What job-seekers must do as competition spikes
Jobseekers yet to get serious about the job hunt while COVID-19 welfare continues to flow are urged to stop putting it off as competition in the already-crowded market is set to spike.
Data from analytics website SEMrush reveals jobseeking behaviour during the pandemic rises and falls in line with government announcements about the JobSeeker coronavirus supplement and JobKeeper.
As these schemes are scheduled to end in March, SEMrush global marketing head Olga Andrienko expects competition for jobs will soon increase.
"The data shows that visits to the top jobseeking websites dropped off a cliff during April this year, and continued to decline following the announcement by the Australian Federal Government on employment subsidy schemes, JobSeeker and JobKeeper," she says.
"Visits to popular employment website SEEK fell by more than three million per month, and decreased a further two million in May.
"Following the announcement of eligibility cutbacks in June, traffic to SEEK soared by seven million visits for the month.
"Following the Jobseeker extension announcement in July, the data shows a similar trend to April, falling again by more than four million during August.
"These trends could be interpreted as a lack of interest in Australians seeking work when government financial handouts were available."
Andrienko expects another increase in active jobseeking when benefits are again reduced.
Although easing restrictions on movement are predicted to open up more roles, she says there will also be extra competition now that remote work has been normalised.
"Not only will people be competing against the local market, the pandemic has also enabled the opportunity for national and even international recruitment," she says.
Andrienko says jobseekers who were complacent about their employment status during the early months of the pandemic will find themselves in "a completely different landscape".
A lack of career options at senior levels has led to more experienced jobseekers applying for junior roles, making the market especially difficult to crack for someone with little experience.
Generation Australia national programs manager Erin Brindley says upskilling is the best way for jobseekers to give themselves an edge in a competitive market.
"It's been such an intense year with so much upheaval so I understand why people want to take their time but when you have thousands applying for the same role, you need something that helps you stand out from the crowd," she says.
Generation Australia runs government-funded courses in Sydney and Melbourne, training people for junior web development and disability support work then connecting them with employers.
Brindley says jobseekers can also give themselves an edge by having the right behavioural skills and mindset - something also taught through Generation Australia courses.
They can aim to learn the behavioural skills they need or choose a career that aligns with the skills they already have.

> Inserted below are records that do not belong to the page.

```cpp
#if defined(SVGP_STRIP_STAMPS) && defined(SVGP_DIAG_TU_STRIP)
namespace svgp {
__device__ unsigned long long g_strip_stamps[128];
__shared__ unsigned long long s_strip_stamps[128];
__device__ unsigned long long g_wg_times[16][12];
}
extern "C" int svgp_debug_strip_stamps(unsigned long long* out) {
  return int(hipMemcpyFromSymbol(out, HIP_SYMBOL(svgp::g_strip_stamps), sizeof(svgp::g_strip_stamps)));
}
extern "C" int svgp_debug_wg_times(unsigned long long* out) {
  return int(hipMemcpyFromSymbol(out, HIP_SYMBOL(svgp::g_wg_times), sizeof(svgp::g_wg_times)));
}
#define SVGP_SSTAMP(i) do { if (stamping && threadIdx.x == 0) s_strip_stamps[i] += clock64(); } while (0)
#define SVGP_SSTAMP_KERNEL_BEGIN()                            \
  int strips_done = 0;                                        \
  if (threadIdx.x < 128) s_strip_stamps[threadIdx.x] = 0;     \
  __syncthreads()
#define SVGP_SSTAMP_STRIP_BEGIN()                                                                                          \
  const bool stamping = (blockIdx.x == 37 && strips_done >= 1);                                                            \
  if (stamping && threadIdx.x == 0) s_strip_stamps[127] += 1;                                                              \
  if (threadIdx.x == 0 && blockIdx.x % 37 == 0 && blockIdx.x / 37 < 16 && strips_done < 10)                                \
    g_wg_times[blockIdx.x / 37][strips_done] = clock64();                                                                  \
  ++strips_done
#define SVGP_SSTAMP_KERNEL_END()                                                                                           \
  do {                                                                                                                     \
    if (blockIdx.x == 37 && threadIdx.x < 128) g_strip_stamps[threadIdx.x] = s_strip_stamps[threadIdx.x];                  \
    if (threadIdx.x == 0 && blockIdx.x % 37 == 0 && blockIdx.x / 37 < 16) {                                                \
      g_wg_times[blockIdx.x / 37][10] = clock64();                                                                         \
      g_wg_times[blockIdx.x / 37][11] = (unsigned long long)(__builtin_amdgcn_s_getreg((20 << 0) | (0 << 6) | (3 << 11)) & 0xf) | \
                                        ((unsigned long long)strips_done << 8);                         \
      for (int q = strips_done; q < 10; ++q) g_wg_times[blockIdx.x / 37][q] = 0;                                           \
    }                                                                                                                      \
  } while (0)
#else
#define SVGP_SSTAMP(i)
#define SVGP_SSTAMP_KERNEL_BEGIN()
#define SVGP_SSTAMP_STRIP_BEGIN()
#define SVGP_SSTAMP_KERNEL_END()
#endif

#if defined(SVGP_POTF2_STAMPS) && defined(SVGP_DIAG_TU_PREP)
namespace svgp {
__device__ unsigned long long g_potf2_stamps[128];
}
extern "C" int svgp_debug_potf2_stamps(unsigned long long* out) {
  return int(hipMemcpyFromSymbol(out, HIP_SYMBOL(svgp::g_potf2_stamps), sizeof(svgp::g_potf2_stamps)));
}
#define SVGP_STAMP(i) do { if (threadIdx.x == 0) g_potf2_stamps[i] = clock64(); } while (0)
#define SVGP_STAMPW(i) do { if (threadIdx.x == 64) g_potf2_stamps[i] = clock64(); } while (0)
#else
#define SVGP_STAMP(i)
#define SVGP_STAMPW(i)
#endif
```

### approximategps.jl_amd/csrc/strip.hip

```cpp
#define SVGP_DIAG_TU_STRIP
#include "device_common.hpp"
#include "kernels.hpp"
#include "knobs.hpp"
#include "lik.hpp"

#ifndef SVGP_ASYNC
#define SVGP_ASYNC 1
#endif
#ifndef SVGP_TRI
#define SVGP_TRI 3
#endif

#include <cstdlib>
#include <type_traits>

namespace svgp {

namespace {

#ifndef SVGP_PREGEN_EXPTAB
#define SVGP_PREGEN_EXPTAB 1
#endif
template <typename T, int NT, int NTHR, int F, int DL>
__device__ __forceinline__ void pregen_mfma(const T* __restrict__ xs, const T* __restrict__ zs, int d, int64_t Mp, int64_t M,
                                            double variance_d, T* __restrict__ work, const double* __restrict__ exptab = nullptr) {
  constexpr int KS = DL / 4, JT = NT / 16, NW = NTHR / 64;
  constexpr bool XREG = (DL <= 16);
  using M16 = Mfma16<T>;
  using acc_t = typename M16::acc_t;
  const int lane = threadIdx.x & 63, wave = threadIdx.x >> 6, l15 = lane & 15, g = lane >> 4;
  const T variance = T(variance_d);
  const T c1 = (F == KSE) ? T(-0.5) : T(1);
  const T c0 = (F == KSE) ? T(log(variance_d)) : T(0);
  const T ascale = (F == KSE) ? T(1) : T(-2);
  T xb[XREG ? JT : 1][XREG ? KS : 1], xn[JT];
  const T* __restrict__ xl = xs + g * NT + l15;
#pragma unroll
  for (int jt = 0; jt < JT; ++jt) {
    T s = T(0);
#pragma unroll
    for (int q = 0; q < KS; ++q) {
      const T v = xl[(4 * q) * NT + jt * 16];
      if constexpr (XREG) xb[jt][q] = v;
      s = fma(v, v, s);
    }
    s += __shfl_xor(s, 16);
    s += __shfl_xor(s, 32);
    xn[jt] = fma(c1, s, c0);
  }
  for (int kb = wave; kb < int(Mp / 16); kb += NW) {
    const int64_t k0 = int64_t(kb) * 16;
    const bool inside = __builtin_amdgcn_readfirstlane(int(k0 + 16 <= M)) != 0;
    T za[KS];
    T s = T(0);
#pragma unroll
    for (int q = 0; q < KS; ++q) {
      const int f = 4 * q + g;
      const T v = (f < d) ? zs[int64_t(f) * Mp + k0 + l15] : T(0);
      za[q] = ascale * v;
      s = fma(v, v, s);
    }
    s += __shfl_xor(s, 16);
    s += __shfl_xor(s, 32);
    s *= c1;
    T zn[4];
#pragma unroll
    for (int r = 0; r < 4; ++r) zn[r] = __shfl(s, M16::row(lane, r));
#pragma unroll
    for (int jt = 0; jt < JT; ++jt) {
      acc_t acc;
#pragma unroll
      for (int r = 0; r < 4; ++r) acc[r] = xn[jt] + zn[r];
      if constexpr (XREG) {
#pragma unroll
        for (int q = 0; q < KS; ++q) acc = M16::mma(za[q], xb[jt][q], acc);
      } else {
        acc_t acc2 = {0, 0, 0, 0};
        __builtin_amdgcn_sched_barrier(0);
#pragma unroll
        for (int q = 0; q < KS; q += 2) {
          acc = M16::mma(za[q], xl[(4 * q) * NT + jt * 16], acc);
          acc2 = M16::mma(za[q + 1], xl[(4 * q + 4) * NT + jt * 16], acc2);
        }
#pragma unroll
        for (int r = 0; r < 4; ++r) acc[r] += acc2[r];
      }
      T out[4];
#pragma unroll
      for (int r = 0; r < 4; ++r) {
        const T v = acc[r];
        if constexpr (SVGP_PREGEN_EXPTAB && F == KSE && sizeof(T) == 8) out[r] = T(kexp_tab(double(v > c0 ? c0 : v), exptab));
        else out[r] = (F == KSE) ? kexp(v > c0 ? c0 : v) : kappa<T>(F, v < T(0) ? T(0) : v, variance);
      }
      if (inside) {
#pragma unroll
        for (int r = 0; r < 4; ++r) work[(k0 + M16::row(lane, r)) * NT + jt * 16 + l15] = out[r];
      } else {
#pragma unroll
        for (int r = 0; r < 4; ++r) {
          const int64_t k = k0 + M16::row(lane, r);
          work[k * NT + jt * 16 + l15] = (k < M) ? out[r] : T(0);
        }
        asm volatile("" ::: "memory");
      }
    }
  }
}


template <typename G, typename T, int NT, int NTHR>
__device__ __forceinline__ void store_tile_point_major(const typename G::Acc& acc, T* __restrict__ smem, T* __restrict__ out,
                                                       int64_t c0, int64_t Mp, int row0) {
  constexpr int HC = NT < 64 ? NT : 64, RS = G::NB + (sizeof(T) == 8 ? 4 : 8), VEC = G::VEC, CPR = G::NB / VEC;
  using V = typename G::V;
  static_assert(size_t(HC) * RS * sizeof(T) <= ((SVGP_ASYNC && G::kAsync) ? G::ASYNC_LDS_BYTES : G::LDS_BYTES),
                "the transposition tile must fit the staging buffers");
#pragma unroll
  for (int p = 0; p < NT / HC; ++p) {
#pragma unroll
    for (int j = 0; j < G::NJ; ++j) {
      const int col = G::acc_col(j);
      if (col / HC == p) {
#pragma unroll
        for (int i = 0; i < G::MI; ++i)
#pragma unroll
          for (int r = 0; r < 4; ++r) smem[(col % HC) * RS + G::acc_row(i, r)] = acc.v[i][j][r];
      }
    }
    __syncthreads();
    for (int e = threadIdx.x; e < HC * CPR; e += NTHR) {
      const int col = e / CPR, rv = (e % CPR) * VEC;
      *reinterpret_cast<V*>(out + (c0 + p * HC + col) * Mp + row0 + rv) = *reinterpret_cast<const V*>(smem + col * RS + rv);
    }
    __syncthreads();
  }
}

#ifndef SVGP_STRIP_PRIO
#define SVGP_STRIP_PRIO 1
#endif
template <bool ON>
__device__ __forceinline__ void strip_prio(int strips_done) {
  if constexpr (ON && SVGP_STRIP_PRIO != 0) {
    if ((strips_done + (blockIdx.x >= gridDim.x / 2 ? 1 : 0)) & 1) __builtin_amdgcn_s_setprio(0);
    else __builtin_amdgcn_s_setprio(1);
  }
}

struct PointGrads { double e, gmu, gv, gs2; };
__device__ __noinline__ PointGrads strip_point_grads(LikParams lp, double mu, double v, double yv, double scale) {
  double a = 0.0, b = 0.0, gs2 = 0.0;
  expected_loglik_grad_point(lp, mu, v, yv, a, b, gs2);
  PointGrads r;
  r.e = expected_loglik_point(lp, mu, v, yv, log(lp.sigma2));
  r.gmu = a * scale;
  r.gv = b * scale;
  r.gs2 = gs2 * scale;
  return r;
}
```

She says jobseekers interested in disability support, for example, benefit from having empathy and resilience.
"An employer interviewing can tell within seconds whether you can handle yourself in those tough situations," she says.
"We find people who have experience in their family taking care of a grandparent will have an underlying level of empathy."
Disability support worker Lequesha Unsworth, 26, did not waste any time deciding to upskill after she lost her job at a gym following COVID-19 business shutdowns.
She did not qualify for JobKeeper or JobSeeker so was motivated to make a career change as soon as possible.
"I had about two weeks of questioning what I am going to do but then I had to think quick," she says.
"Every job I applied for, I didn't hear back.
"I knew having a qualification of some sort would put me above someone else."
She completed Generation Australia's seven-week, full-time disability support program then immediately landed a job at Brighter Access.
"Having that (partial certificate) made it easier to get in the door because they could see I knew what I was coming into," she says.
"(My advice for other jobseekers) is don't wait, do the things that will make you stand out.
"Do that course, learn a bit more about the job you are applying for, don't be afraid to put yourself out there.
"(When applying for jobs,) the worst you are going to get is a 'no' and you can learn from that."